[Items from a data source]
····················
int c2rt_init(int device, c2rt_ctx **out)
{
    if (!out) return C2RT_ERR_INVALID_ARG;
    *out = nullptr;
    int count = 0;
    if (hipGetDeviceCount(&count) != hipSuccess || count <= 0) return C2RT_ERR_NO_DEVICE;
    if (device >= count) return C2RT_ERR_NO_DEVICE;
    if (device < 0 && hipGetDevice(&device) != hipSuccess) return C2RT_ERR_NO_DEVICE;
    c2rt_ctx *ctx = new c2rt_ctx();
    ctx->device = device;
    *out = ctx;
    HIP_TRY(ctx, hipSetDevice(device));
    HIP_TRY(ctx, hipStreamCreateWithFlags(&ctx->stream, hipStreamNonBlocking));
    HIP_TRY(ctx, hipStreamCreateWithFlags(&ctx->copy_stream, hipStreamNonBlocking));
    for (int i = 0; i < kMaxChunks; ++i) HIP_TRY(ctx, hipEventCreateWithFlags(&ctx->chunk_done[i], hipEventDisableTiming));
    HIP_TRY(ctx, hipEventCreateWithFlags(&ctx->ev_ready, hipEventDisableTiming));
    HIP_TRY(ctx, hipEventCreateWithFlags(&ctx->ev_done, hipEventDisableTiming));
    HIP_TRY(ctx, hipEventCreateWithFlags(&ctx->ev_inflight, hipEventDisableTiming));
    HIP_TRY(ctx, hipMalloc(reinterpret_cast<void **>(&ctx->counters), 5 * sizeof(unsigned long long)));
    HIP_TRY(ctx, hipMemset(ctx->counters, 0, 5 * sizeof(unsigned long long)));
    HIP_TRY(ctx, hipMalloc(reinterpret_cast<void **>(&ctx->probe), sizeof(c2rt_trace_result)));
    uint8_t lut[4097];
    build_srgb_lut(lut);
    HIP_TRY(ctx, hipMalloc(reinterpret_cast<void **>(&ctx->srgb_lut), sizeof lut));
    HIP_TRY(ctx, hipMemcpy(ctx->srgb_lut, lut, sizeof lut, hipMemcpyHostToDevice));
    return C2RT_OK;
}

int c2rt_init_multi(int device_count_or_0, const int *device_ids, c2rt_ctx **out)
{
    if (!out) return C2RT_ERR_INVALID_ARG;
    *out = nullptr;
    int visible = 0;
    if (hipGetDeviceCount(&visible) != hipSuccess || visible <= 0) return C2RT_ERR_NO_DEVICE;
    if (device_count_or_0 < 0 || device_count_or_0 > 64) return C2RT_ERR_INVALID_ARG;
    const int n = device_count_or_0 == 0 ? visible : device_count_or_0;
    std::vector<int> ids(n);
    for (int i = 0; i < n; ++i) {
        ids[i] = (device_ids && device_count_or_0 > 0) ? device_ids[i] : i;
        if (ids[i] < 0 || ids[i] >= visible) return C2RT_ERR_NO_DEVICE;
    }
    c2rt_ctx *lead = nullptr;
    int st = c2rt_init(ids[0], &lead);
// ... 573 lines not shown
    }
    if (!ctx->peers.empty()) HIP_TRY(ctx, hipSetDevice(ctx->device));
    return C2RT_OK;
}

int c2rt_get_ground_bails(c2rt_ctx *ctx, uint64_t *out)
{
    if (!ctx || !out) return C2RT_ERR_INVALID_ARG;
    HIP_TRY(ctx, hipSetDevice(ctx->device));
    HIP_TRY(ctx, hipDeviceSynchronize());
    unsigned long long h = 0;
    HIP_TRY(ctx, hipMemcpy(&h, ctx->counters + 4, sizeof h, hipMemcpyDeviceToHost));
    *out = h;
    for (c2rt_ctx *c : ctx->peers) {
        HIP_TRY(ctx, hipSetDevice(c->device));
        HIP_TRY(ctx, hipDeviceSynchronize());
        HIP_TRY(ctx, hipMemcpy(&h, c->counters + 4, sizeof h, hipMemcpyDeviceToHost));
        *out += h;
    }
    if (!ctx->peers.empty()) HIP_TRY(ctx, hipSetDevice(ctx->device));
    return C2RT_OK;
}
····················
Only the lines containing "visible" are needed; copy each of them from the data.

■ **SOLVED PROBLEM**:
    int visible = 0;
    if (hipGetDeviceCount(&visible) != hipSuccess || visible <= 0) return C2RT_ERR_NO_DEVICE;
    const int n = device_count_or_0 == 0 ? visible : device_count_or_0;
        if (ids[i] < 0 || ids[i] >= visible) return C2RT_ERR_NO_DEVICE;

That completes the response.